[Saved data entries]
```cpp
__host__ __device__ inline size_t attc2_scratch_floats(int L) { return (size_t)kTile * (attc2_lpad(L) + 4) + 2 * kTile * (kD + 4) + 2 * kTile * 8; }
__host__ __device__ inline size_t attc2_persist_bytes(int L, int F, int AG) {
    return (size_t)(kD * 8 + AG * L * F + 8) * sizeof(float) + (size_t)AG * attc2_lpad(L);
}
template <int AG>
__device__ __forceinline__ void attc2_stage(const float* feats, const uint8_t* mask, long long mstride, const float* wlp, int L, int Lpad, int F,
                                            const int n0, const int N, float* persist) {
    const int tid = threadIdx.x, w = __builtin_amdgcn_readfirstlane(tid >> 6);
    float* wlp_s = persist;
    float* feats_s = wlp_s + kD * 8;
    uint8_t* mk_s = reinterpret_cast<uint8_t*>(feats_s + AG * L * F + 8);
    const int nreg = min(AG, N - n0);
    const float* fg = feats + (size_t)n0 * L * F;
    const int nf = nreg * L * F;
    constexpr int NFL = AG == 8 ? 12 : AG == 4 ? 6 : AG == 2 ? 3 : 2;
    const bool f16b = ((L * F) & 3) == 0 && AG * L * F <= NFL * 4 * kAT && (reinterpret_cast<uintptr_t>(fg) & 15) == 0;
    if (f16b) {
        const int n4 = (AG * L * F) >> 2, last4 = (nf >> 2) - 1;
#pragma unroll
        for (int u = 0; u < NFL; ++u) {
            const int i = tid + u * kAT;
            typedef __attribute__((address_space(3))) void* lds_void;
            typedef const __attribute__((address_space(1))) void* glb_void;
            if (i < n4)
                __builtin_amdgcn_global_load_lds((glb_void)(fg + (size_t)min(i, last4) * 4), (lds_void)(feats_s + (size_t)(w * 64 + u * kAT) * 4), 16, 0, 0);
        }
    } else {
        for (int i = tid; i < AG * L * F; i += kAT) feats_s[i] = i < nf ? ldg(fg + i) : 0.f;
    }
    if (tid < 8) feats_s[AG * L * F + tid] = 0.f;
    static_assert(kD * 8 == 2 * kAT, "wlp staging assumes two entries per thread");
    wlp_s[tid] = (tid & 7) < F ? ldg(wlp + (tid >> 3) * F + (tid & 7)) : 0.f;
    wlp_s[tid + kAT] = (tid & 7) < F ? ldg(wlp + ((tid + kAT) >> 3) * F + (tid & 7)) : 0.f;
    const uint8_t* mg = mask + (size_t)n0 * mstride;
    const bool words = ((L | (int)mstride | (int)(reinterpret_cast<uintptr_t>(mask))) & 3) == 0;
    if (words) {
        const int LW = Lpad >> 2, lw = L >> 2;
        uint32_t* mk_w = reinterpret_cast<uint32_t*>(mk_s);
        for (int idx = tid; idx < AG * LW; idx += kAT) {
            const int sreg = idx / LW, jw = idx - sreg * LW;
            mk_w[idx] = (sreg < nreg && jw < lw) ? *(const CF_GLOBAL uint32_t*)(mg + (size_t)sreg * mstride + 4 * jw) : 0x01010101u;
        }
    } else {
        for (int s = 0; s < AG; ++s)
            for (int j = tid; j < Lpad; j += kAT) mk_s[s * Lpad + j] = (s < nreg && j < L) ? *(const CF_GLOBAL uint8_t*)(mg + (size_t)s * mstride + j) : (uint8_t)1;
    }
}
template <bool BWD, int AG, bool STAGED = false>
__device__ __forceinline__ void attc2_body(const Attc2Args& a, const int r, const int n0, const int N, float* scratch, float* persist,
                                           const int stamp_wg = -1) {
    constexpr int kAG = AG;
    const int tid = threadIdx.x;
    const int w = tid >> 6, lane = tid & 63, lr = lane & 15, lq = lane >> 4;
    const int L = a.L[r], Lpad = a.Lpad[r], LT = a.LT[r], F = a.F, LS = Lpad + 4;
    constexpr int LD = kD + 4, NW = kAT / 64;
    float* sc_s = scratch;
    float* vin_s = sc_s + kTile * LS;
    float* red_s = vin_s + kTile * LD;
    float* u_s = red_s + kTile * LD;
    float* w_s = u_s + kTile * 8;
    float* wlp_s = persist;
    float* feats_s = wlp_s + kD * 8;
    uint8_t* mk_s = reinterpret_cast<uint8_t*>(feats_s + kAG * L * F + 8);
    const int nreg = min(kAG, N - n0);

    CF_STAMP2(0);
    if (a.tall && tid == 0 && stamp_wg >= 0) a.tall[stamp_wg * 2] = __builtin_amdgcn_s_memtime();
    const int nblk = (L + 63) / 64;
    float* stat_s = red_s;
    static_assert(2 * kTile * 16 <= kTile * LD, "statistics fit in the K-split partial buffer");
    FragNN<4, 8> ft0;
    const float* fg = a.feats[r] + (size_t)n0 * L * F;
    const int nf = nreg * L * F;
    constexpr int NFL = AG == 8 ? 12 : AG == 4 ? 6 : AG == 2 ? 3 : 2;
    const bool f16b = ((L * F) & 3) == 0 && kAG * L * F <= NFL * 4 * kAT;
    float4 fv12[NFL];
    {
        const uint8_t* mg = a.mask[r] + (size_t)n0 * a.mstride[r];
        const bool words = ((L | (int)a.mstride[r] | (int)(reinterpret_cast<uintptr_t>(a.mask[r]))) & 3) == 0;
        const int LW = Lpad >> 2, lw = L >> 2;
        constexpr int MW = kAG >= 2 ? kAG / 2 : 1;
        float4 vv = make_float4(0.f, 0.f, 0.f, 0.f);
        {
            const int m = tid >> 5, c4 = tid & 31;
            if ((m >> 1) < nreg) vv = ldg4(a.vin[r] + (size_t)n0 * 256 + m * kD + c4 * 4);
        }
        const float wl0 = !STAGED && (tid & 7) < F ? ldg(a.wlp[r] + (tid >> 3) * F + (tid & 7)) : 0.f;
        const float wl1 = !STAGED && (tid & 7) < F ? ldg(a.wlp[r] + ((tid + kAT) >> 3) * F + (tid & 7)) : 0.f;
        uint32_t mwv[MW];
        if (!STAGED && words) {
#pragma unroll
            for (int k = 0; k < MW; ++k) {
                const int idx = tid + k * kAT, sreg = idx / LW, jw = idx - sreg * LW;
                mwv[k] = (idx < kAG * LW && sreg < nreg && jw < lw) ? *(const CF_GLOBAL uint32_t*)(mg + (size_t)sreg * a.mstride[r] + 4 * jw) : 0x01010101u;
            }
        }
        {
            if (!STAGED) {
                const float* fa = reinterpret_cast<const float*>(reinterpret_cast<uintptr_t>(fg) & ~(uintptr_t)15);
                const int last4 = f16b ? (nf >> 2) - 1 : max((nf >> 2) - 2, 0);
#pragma unroll
                for (int u = 0; u < NFL; ++u) fv12[u] = ldg4(fa + (size_t)min(tid + u * kAT, last4) * 4);
            }
            const float* bm_ = a.pet[r] + min(w, nblk - 1) * 64;
            ft0.bp = bm_ + (size_t)(lq * 4) * LT + 4 * lr;
            ft0.ldb = LT;
            frag_chunk_nn(ft0, 0, 0);
        }
        __builtin_amdgcn_sched_barrier(0);
        stat_s[tid] = tid < kTile * 16 ? 0.f : -INFINITY;
        if (tid < kTile) u_s[tid * 8 + 7] = 0.f;
        {
            const int m = tid >> 5;
            for (int j = L + (tid & 31); j < Lpad; j += 32) sc_s[m * LS + j] = 0.f;
        }
        *reinterpret_cast<float4*>(vin_s + (tid >> 5) * LD + (tid & 31) * 4) = vv;
        static_assert(kD * 8 == 2 * kAT, "wlp staging assumes two entries per thread");
        if (!STAGED) {
            wlp_s[tid] = wl0;
            wlp_s[tid + kAT] = wl1;
        }
        if (STAGED) {
        } else if (words) {
            uint32_t* mk_w = reinterpret_cast<uint32_t*>(mk_s);
#pragma unroll
            for (int k = 0; k < MW; ++k)
                if (tid + k * kAT < kAG * LW) mk_w[tid + k * kAT] = mwv[k];
        } else {
            for (int s = 0; s < kAG; ++s)
                for (int j = tid; j < Lpad; j += kAT)
// ... 375 lines not shown
```

chromoformer_amd/csrc/cf_trunk.h:

```cpp
#pragma once

namespace cf {

constexpr int kMaxPairLayers = 4;

struct CentreLayerDev {
    const float *wq_t, *wk, *wv_t, *wo_t, *bo, *g1, *be1, *w1_t, *b1, *w2_t, *b2, *g2, *be2;
    const float *wq, *wk_t, *wv, *wo, *w1, *w2;
    float *q, *qt, *p, *w, *xbar, *a, *xh1, *rs1, *y1, *hdn, *xh2, *rs2, *out, *xin;
    float *dt2, *dpre1, *dt1, *da, *dxbar, *dqt, *du, *dq, *dx, *partial;
};
struct TrunkResDev {
    CentreLayerDev E, P[kMaxPairLayers];
    const float *pe, *pe2, *pet2;
    const float *wlp_e, *wlp_p;
    const float *lin_p_t, *lin_p;
    float *ex0, *featc, *xp0, *dxp0, *edout, *rx0, *drx0;
    float *lp_part_e, *lp_part_p;
    int L, Lpad, LT, pad_;
};
struct TrunkArgs {
    const TrunkResDev* tab;
    const float* pfeats[kMaxRes];
    const uint8_t* pmask[kMaxRes];
    long long pmstride[kMaxRes];
    const float* cfeats[kMaxRes];
    const uint8_t* cmask[kMaxRes];
    long long cmstride[kMaxRes];
    const float* dhin;
    int B, S, T, F, n_res, pair_layers, save;
    float scale, rscale;
    const RetileUnit* rt_units;
    const float* rt_params;
    float* rt_tiled;
    float* rt_tiledT;
    int rt_n;
    RecordArgs rec;
    int* adv_cursor;
    const LpJob* lp_jobs;
    const WgTile* rd_tiles;
    int rd_n, rd_batch;
    AdamFuse rd_opt;
    unsigned long long* tdbg;
};

template <class T>
__device__ __forceinline__ T ldc(const T* p) {
    static_assert(sizeof(T) == 8 || sizeof(T) == 4, "pointer or int fields");
    if constexpr (sizeof(T) == 8) {
        const unsigned long long v = *(const __attribute__((address_space(4))) unsigned long long*)p;
        return __builtin_bit_cast(T, v);
    } else {
        const unsigned v = *(const __attribute__((address_space(4))) unsigned*)p;
        return __builtin_bit_cast(T, v);
    }
}
#define TF(field) ldc(&R->field)

__host__ __device__ inline size_t trunk_scratch_floats(int L, int dff_max) {
    const size_t chain = (size_t)3 * kTile * (kD + 4) + (size_t)kTile * ((dff_max > 256 ? dff_max : 256) + 4);
    const size_t att = attc2_scratch_floats(L);
    return (chain > att ? chain : att) + 4;
}
__host__ __device__ inline size_t trunk_smem(int L, int F, int dff_max) {
    const size_t two = trunk_scratch_floats(L, dff_max) * sizeof(float) + attc2_persist_bytes(L, F, kAGMax);
    const size_t one = attc1_smem(L, F);
    const size_t rt = (size_t)(kAT / 64) * 16 * 20 * sizeof(float);
    const size_t lp = (size_t)80 * (kD + 8) * sizeof(float);
    size_t m = two > one ? two : one;
    m = m > rt ? m : rt;
    return m > lp ? m : lp;
}

#ifndef CF_STAMP_Y
#define CF_STAMP_Y 0
#endif
#define CF_PHASE static __device__ __forceinline__

struct TrunkCtx {
    const TrunkResDev* R;
    const float* feats;
    const uint8_t* mask;
    long long mstride;
    int g, S, T, F, save;
    float scale, rscale;
};
__device__ __forceinline__ void launder(TrunkCtx& c, float*& smem, float*& persist) {
    asm volatile("" : "+s"(c.R), "+s"(c.feats), "+s"(c.mask), "+s"(c.mstride), "+s"(c.g), "+s"(c.S), "+s"(c.T), "+s"(c.F), "+s"(c.save),
                 "+s"(c.scale), "+s"(c.rscale));
    typedef __attribute__((address_space(3))) float* lds_ptr;
    unsigned a = (unsigned)(uintptr_t)(lds_ptr)smem, b = (unsigned)(uintptr_t)(lds_ptr)persist;
    asm volatile("" : "+s"(a), "+s"(b));
    smem = (float*)(lds_ptr)(uintptr_t)a;
    persist = (float*)(lds_ptr)(uintptr_t)b;
}
__device__ __forceinline__ void trunk_attc_args(Attc2Args& at, const TrunkCtx& c, const float* wlp, const float* vin, float* p, float* w, float* vout,
                                                int N) {
    const TrunkResDev* R = c.R;
    at.feats[0] = c.feats;
    at.mask[0] = c.mask;
    at.mstride[0] = c.mstride;
    at.pe[0] = TF(pe2);
    at.pet[0] = TF(pet2);
    at.wlp[0] = wlp;
    at.vin[0] = vin;
    at.p[0] = p;
    at.w[0] = w;
    at.vout[0] = vout;
    at.L[0] = TF(L);
    at.Lpad[0] = TF(Lpad);
    at.LT[0] = TF(LT);
    at.N = N;
    at.F = c.F;
    at.scale = c.scale;
    at.rscale = c.rscale;
    at.tdbg = nullptr;
    at.tall = nullptr;
}
#define CF_CHAIN_TILES(scratch)                                                                       \
    float (*xs)[kD + 4] = reinterpret_cast<float (*)[kD + 4]>(scratch);                               \
    float (*as_)[kD + 4] = reinterpret_cast<float (*)[kD + 4]>((scratch) + kTile * (kD + 4));         \
    float (*ts)[kD + 4] = reinterpret_cast<float (*)[kD + 4]>((scratch) + 2 * kTile * (kD + 4));      \
    float* wide_raw = (scratch) + 3 * kTile * (kD + 4);                                               \
    (void)xs, (void)as_, (void)ts, (void)wide_raw

}
#include "cf_trunk_e.h"
namespace cf {

template <bool BWD>
CF_PHASE void trunk_attc1_e(TrunkCtx c, float* smem) {
    const TrunkResDev* R = c.R;
    Attc2Args at;
    if (!BWD) trunk_attc_args(at, c, TF(wlp_e), TF(E.qt), TF(E.p), TF(E.w), TF(E.xbar), c.g + 1);
    else trunk_attc_args(at, c, TF(wlp_e), TF(E.dxbar), TF(E.p), TF(E.du), TF(E.dqt), c.g + 1);
    attc1_body<BWD>(at, 0, c.g, smem);
}
__device__ __forceinline__ void trunk_post_args(PostArgs& po, const CentreLayerDev* P, int save) {
    po.ain[0] = ldc(&P->xbar);
    po.wv[0] = ldc(&P->wv_t);
    po.wo[0] = ldc(&P->wo_t);
    po.bo[0] = ldc(&P->bo);
    po.g1[0] = ldc(&P->g1);
    po.be1[0] = ldc(&P->be1);
    po.w1[0] = ldc(&P->w1_t);
    po.b1[0] = ldc(&P->b1);
    po.w2[0] = ldc(&P->w2_t);
    po.b2[0] = ldc(&P->b2);
    po.g2[0] = ldc(&P->g2);
    po.be2[0] = ldc(&P->be2);
    po.a_out[0] = ldc(&P->a);
    po.xh1[0] = ldc(&P->xh1);
    po.rs1[0] = ldc(&P->rs1);
    po.y1[0] = ldc(&P->y1);
    po.hdn[0] = ldc(&P->hdn);
    po.xh2[0] = ldc(&P->xh2);
    po.rs2[0] = ldc(&P->rs2);
    po.save = save;
    po.lin_w[0] = nullptr;
    po.nq_wq[0] = nullptr;
}
CF_PHASE void trunk_qchain_p0(TrunkCtx c, float* smem) {
    const TrunkResDev* R = c.R;
    CF_CHAIN_TILES(smem);
    const CentreLayerDev* P0 = &R->P[0];
    QChainArgs q;
    q.x[0] = TF(xp0);
    q.xmap = RowMap{c.S, 1, 0, 0};
    q.wq[0] = ldc(&P0->wq_t);
    q.wk[0] = ldc(&P0->wk);
    q.q[0] = ldc(&P0->q);
    q.qt[0] = ldc(&P0->qt);
    q.xcopy[0] = ldc(&P0->xin);
    q.N = c.g * c.S + c.S;
    qchain_fwd_body<kAT / 64>(q, 0, c.g * c.S, xs, as_);
}
template <bool BWD, bool STAGED>
CF_PHASE void trunk_attc2_p(TrunkCtx c, int l, float* scratch, float* persist) {
    const TrunkResDev* R = c.R;
    const CentreLayerDev* P = &R->P[l];
    const int row0 = c.g * c.S, NB = row0 + c.S;
    Attc2Args at;
    if (!BWD) trunk_attc_args(at, c, TF(wlp_p), ldc(&P->qt), ldc(&P->p), ldc(&P->w), ldc(&P->xbar), NB);
    else trunk_attc_args(at, c, TF(wlp_p), ldc(&P->dxbar), ldc(&P->p), ldc(&P->du), ldc(&P->dqt), NB);
    attc2_body<BWD, kAGMax, STAGED>(at, 0, row0, NB, scratch, persist);
}
CF_PHASE void trunk_stage_p(TrunkCtx c, float* persist) {
    const TrunkResDev* R = c.R;
    attc2_stage<kAGMax>(c.feats, c.mask, c.mstride, TF(wlp_p), TF(L), TF(Lpad), c.F, c.g * c.S, c.g * c.S + c.S, persist);
}
template <int DFF>
CF_PHASE void trunk_post_p(TrunkCtx c, int l, int n_layers, float* smem) {
    const TrunkResDev* R = c.R;
    const CentreLayerDev* P = &R->P[l];
    const bool last = l + 1 == n_layers;
    const int S = c.S, row0 = c.g * S, NB = row0 + S;
    CF_CHAIN_TILES(smem);
    PostArgs po;
    trunk_post_args(po, P, c.save);
    po.x[0] = l == 0 ? (const float*)TF(xp0) : (const float*)ldc(&R->P[l > 0 ? l - 1 : 0].out);
    po.xmap = l == 0 ? RowMap{S, 1, 0, 0} : identity_map();
    po.out[0] = last ? TF(rx0) : ldc(&P->out);
    po.omap = last ? RowMap{S, c.T, 1, 1} : identity_map();
    po.N = NB;
    if (!last) {
        const CentreLayerDev* Pn = &R->P[l + 1];
        po.nq_wq[0] = ldc(&Pn->wq_t);
        po.nq_wk[0] = ldc(&Pn->wk);
        po.nq_q[0] = ldc(&Pn->q);
        po.nq_qt[0] = ldc(&Pn->qt);
    }
    post_fwd_body<true, 128, DFF, kAT / 64>(po, 0, row0, NB, xs, as_, ts, reinterpret_cast<float (*)[PostFwdLds<DFF>::HW + 4]>(wide_raw));
}
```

### Task brief
Where in the records does the string "threadIdx" appear? Copy every line that has it.

### Task answer
    const int tid = threadIdx.x, w = __builtin_amdgcn_readfirstlane(tid >> 6);
    const int tid = threadIdx.x;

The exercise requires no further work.